Supplied material:

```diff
+      const bool own = (Xn < BN - 1 || compact3((unsigned)bk) == top) && (Yn < BN - 1 || compact3((unsigned)bk >> 1) == top) &&
+                       (Zn < BN - 1 || compact3((unsigned)bk >> 2) == top);
+      const unsigned m = P.vmask ? P.vmask[node] : 0u;
+      double r[4] = {-(double)s[0], -(double)s[1], -(double)s[2], -(double)s[3]};
+      if (own) {
+        const int64_t gi[4] = {(int64_t)node * 3, (int64_t)node * 3 + 1, (int64_t)node * 3 + 2, voff + node};
+#pragma unroll
+        for (int f = 0; f < 4; ++f) r[f] = P.rb[gi[f]] - (double)s[f];
+        if (P.jx0) {
+#pragma unroll
+          for (int f = 0; f < 4; ++f) P.jx0[gi[f]] = 0.0 + P.jomega * P.rb[gi[f]] / P.jd[gi[f]];
+        }
+      }
+#pragma unroll
+      for (int f = 0; f < 4; ++f) dR[(rb_ * 4 + f) * BN3 + n] = (f < 3 && ((m >> f) & 1u)) ? 0.0 : r[f];
+    }
+    __syncthreads();
+    for (int t = tid; t < nbg * 4 * 25; t += C::THREADS) {
+      const int bf = t / 25, yz = t - bf * 25;
+      const double *r = dR + bf * BN3 + BN * yz;
+      double *o = dX + bf * 75 + 3 * yz;
+      r53(r[0], r[1], r[2], r[3], r[4], o[0], o[1], o[2]);
+    }
+    __syncthreads();
+    for (int t = tid; t < nbg * 4 * 15; t += C::THREADS) {
+      const int bf = t / 15, zx = t - bf * 15, Z = zx / 3, cx_ = zx - 3 * Z;
+      const double *r = dX + bf * 75 + 15 * Z + cx_;
+      double *o = dY + bf * 45 + 9 * Z + cx_;
+      r53(r[0], r[3], r[6], r[9], r[12], o[0], o[3], o[6]);
+    }
+    __syncthreads();
+    for (int t = tid; t < nbg * 9; t += C::THREADS) {
+      const int rb_ = t / 9, xy = t - rb_ * 9;
+      double cv[4][3];
+#pragma unroll
+      for (int f = 0; f < 4; ++f) {
+        const double *r = dY + (rb_ * 4 + f) * 45 + xy;
+        r53(r[0], r[9], r[18], r[27], r[36], cv[f][0], cv[f][1], cv[f][2]);
+      }
+      typedef double d2 __attribute__((ext_vector_type(2)));
+      d2 *e = reinterpret_cast<d2 *>(P.slab + ((int64_t)brick_of(rb_) * 27 + xy) * 4);
+#pragma unroll
+      for (int cz_ = 0; cz_ < 3; ++cz_) {
+        e[18 * cz_] = d2{cv[0][cz_], cv[1][cz_]};
+        e[18 * cz_ + 1] = d2{cv[2][cz_], cv[3][cz_]};
+      }
     }
   };
 
@@ -666,8 +759,12 @@
   }
   __syncthreads();
 
-  if (P.ev) write_ev();
-  else reduce_scatter(P.y, P.slab, true);
+  if constexpr (RST) {
+    restrict_store();
+  } else {
+    if (P.ev) write_ev();
+    else reduce_scatter(P.y, P.slab, true);
+  }
 }
 
 
@@ -716,6 +813,29 @@
     return hipErrorNotSupported;
   return f32 ? launch_pencil_t<float, MODE_JVQ>(P, T, s) : launch_pencil_t<double, MODE_JVQ>(P, T, s);
 }
+hipError_t launch_pencil_jv_restrict(const OpParams &P, const Tables1D &T, hipStream_t s) {
+  if (P.n_probe > 0 || P.bricks || P.subset || P.brick_cell0 || P.srf || !P.slab || !P.rb || !P.qdf || P.jx || (P.jx0 && !P.jd) ||
+      P.cube_nb1 <= 0 || (int64_t)P.cube_nb1 * P.cube_nb1 * P.cube_nb1 * 8 != P.n_cells)
+    return hipErrorNotSupported;
+  const int n_groups = (P.n_cells / 8 + 2) / 3;
+  PencilTab<float> tab;
+  for (int q = 0; q < 3; ++q) {
+    tab.w[q] = (float)T.w[q];
+    for (int i = 0; i < 3; ++i) {
+      tab.V[q][i] = (float)T.V[q][i];
+      tab.D[q][i] = (float)T.D[q][i];
+      tab.S[q][i] = (float)T.S[q][i];
+    }
+    tab.xi[q] = (float)T.xi[q];
+  }
+  if (P.oseen)
+    hipLaunchKernelGGL((gls_pencil_kernel<float, MODE_JVQ, false, false, true, true>), dim3((unsigned)n_groups), dim3(256),
+                       pencil_lds_bytes<float>(MODE_JVQ), s, P, tab);
+  else
+    hipLaunchKernelGGL((gls_pencil_kernel<float, MODE_JVQ, false, false, false, true>), dim3((unsigned)n_groups), dim3(256),
+                       pencil_lds_bytes<float>(MODE_JVQ), s, P, tab);
+  return hipGetLastError();
+}
 hipError_t launch_pencil_residual(const OpParams &P, const Tables1D &T, hipStream_t s) {
   if (P.bricks || !P.slab || P.subset) return hipErrorNotSupported;
   return launch_pencil_t<double, MODE_RESIDUAL>(P, T, s);
diff --git a/softx_2020_200_amd/csrc/gls_common.hpp b/softx_2020_200_amd/csrc/gls_common.hpp
--- a/softx_2020_200_amd/csrc/gls_common.hpp
+++ b/softx_2020_200_amd/csrc/gls_common.hpp
@@ -83,6 +83,7 @@
   int oseen;
   double *cq;
   int cq_mode;
+  int cube_nb1;
 };
 
 }
diff --git a/softx_2020_200_amd/csrc/gls_launch.hpp b/softx_2020_200_amd/csrc/gls_launch.hpp
--- a/softx_2020_200_amd/csrc/gls_launch.hpp
+++ b/softx_2020_200_amd/csrc/gls_launch.hpp
@@ -17,6 +17,7 @@
 hipError_t vec_to_f32(const double *a, float *b, int64_t n, hipStream_t s);
 hipError_t vec_from_f32(const float *a, double *b, int64_t n, hipStream_t s);
 hipError_t launch_pencil_jv(const OpParams &P, const Tables1D &T, hipStream_t s, bool f32);
+hipError_t launch_pencil_jv_restrict(const OpParams &P, const Tables1D &T, hipStream_t s);
 hipError_t launch_pencil_residual(const OpParams &P, const Tables1D &T, hipStream_t s);
 hipError_t launch_pencil_lin(const OpParams &P, const Tables1D &T, hipStream_t s);
 hipError_t launch_pencil_reslin(const OpParams &P, const Tables1D &T, hipStream_t s);
@@ -37,6 +38,8 @@
 hipError_t brick_slab_sum_cube(int k, int nb1, const double *slab, const float *slabf, int64_t n_vnodes, double *y,
                                const uint8_t *vmask, const double *jb, const double *jd, double jomega, hipStream_t s,
                                const double *rb = nullptr, double *x0 = nullptr);
+hipError_t brick_restrict_sum_cube(int nb1, const double *ev, int64_t n_vnodes, double *bc, const uint8_t *vmask,
+                                   hipStream_t s);
 bool brick_fused_jacobi_supported(int k);
 bool brick_colors_supported(int k);
 bool brick_subset_supported(int k);
diff --git a/softx_2020_200_amd/native.py b/softx_2020_200_amd/native.py
--- a/softx_2020_200_amd/native.py
+++ b/softx_2020_200_amd/native.py
@@ -25,6 +25,7 @@
     "gls_part_create", "gls_part_sizes", "gls_part_get", "gls_part_destroy", "gls_dist_attach", "gls_dist_import", "gls_rccl_unique_id", "gls_rccl_create", "gls_rccl_destroy", "gls_rccl_info", "gls_mg_smoother_apply", "gls_mg_attach_replica",
     "gls_dist_attach_rccl",
     "gls_mg_attach", "gls_mg_detach", "gls_mg_set_coarse_replica", "gls_residual_and_diagonal", "gls_octree_set_periodic", "gls_ilu_attach", "gls_ilu_detach", "gls_ilu_info", "gls_ilu_matrix", "gls_ilu_factors", "gls_ilu_set_options", "gls_iluk_pattern", "gls_cuthill_mckee", "gls_section_timing", "gls_section_get", "gls_dist_attach_dofs", "gls_dist_attach_dofs_rccl", "gls_gpart_create", "gls_gpart_sizes", "gls_gpart_get", "gls_gpart_map_dofs", "gls_gpart_destroy", "gls_dpart_create", "gls_set_lattice", "gls_apply_preconditioner", "gls_mg_transfer",
+    "gls_mg_residual_restrict",
     "gls_prm_parse", "gls_prm_get", "gls_prm_n_entries", "gls_prm_entry", "gls_prm_destroy",
     "gls_expr_create", "gls_expr_n_components", "gls_expr_eval", "gls_expr_destroy",
     "gls_vtu_write", "gls_pvtu_write", "gls_pvd_write",
@@ -174,6 +175,7 @@
     L.gls_mg_attach_replica.argtypes = [vp, C.POINTER(MGParams), vp, C.POINTER(C.c_int64), C.POINTER(C.c_int32),
                                         C.POINTER(C.c_double), C.POINTER(C.c_int64)]
     L.gls_mg_transfer.argtypes = [vp, C.c_int, C.c_int, vp, vp]
+    L.gls_mg_residual_restrict.argtypes = [vp, C.c_int, vp, vp, vp, C.POINTER(C.c_int)]
     P64 = C.POINTER(i64)
     L.gls_set_hanging.argtypes = [vp, i64, P64, P64, P64, d]
     L.gls_mesh_refined_create.argtypes = [C.c_int, C.c_int, C.c_int, C.c_int, C.c_double, C.c_double,
@@ -816,6 +818,12 @@
         check(self.L.gls_mg_transfer(self.h, int(level), int(direction), _ptr(v), _ptr(out)), "gls_mg_transfer")
         return out
 
+    def mg_residual_restrict(self, level, x, b, out):
+        fused = C.c_int(0)
+        check(self.L.gls_mg_residual_restrict(self.h, int(level), _ptr(x), _ptr(b), _ptr(out), C.byref(fused)),
+              "gls_mg_residual_restrict")
+        return out, bool(fused.value)
+
     def set_lattice(self, n1d, local_to_global):
         l2g = np.ascontiguousarray(local_to_global, dtype=np.int64)
         check(self.L.gls_set_lattice(self.h, int(n1d), l2g.ctypes.data_as(C.POINTER(C.c_int64))), "gls_set_lattice")
```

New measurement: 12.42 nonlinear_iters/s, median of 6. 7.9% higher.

Task description:
Report every line of the preceding listing where the string "false" occurs.

Reply:
+    hipLaunchKernelGGL((gls_pencil_kernel<float, MODE_JVQ, false, false, true, true>), dim3((unsigned)n_groups), dim3(256),
+    hipLaunchKernelGGL((gls_pencil_kernel<float, MODE_JVQ, false, false, false, true>), dim3((unsigned)n_groups), dim3(256),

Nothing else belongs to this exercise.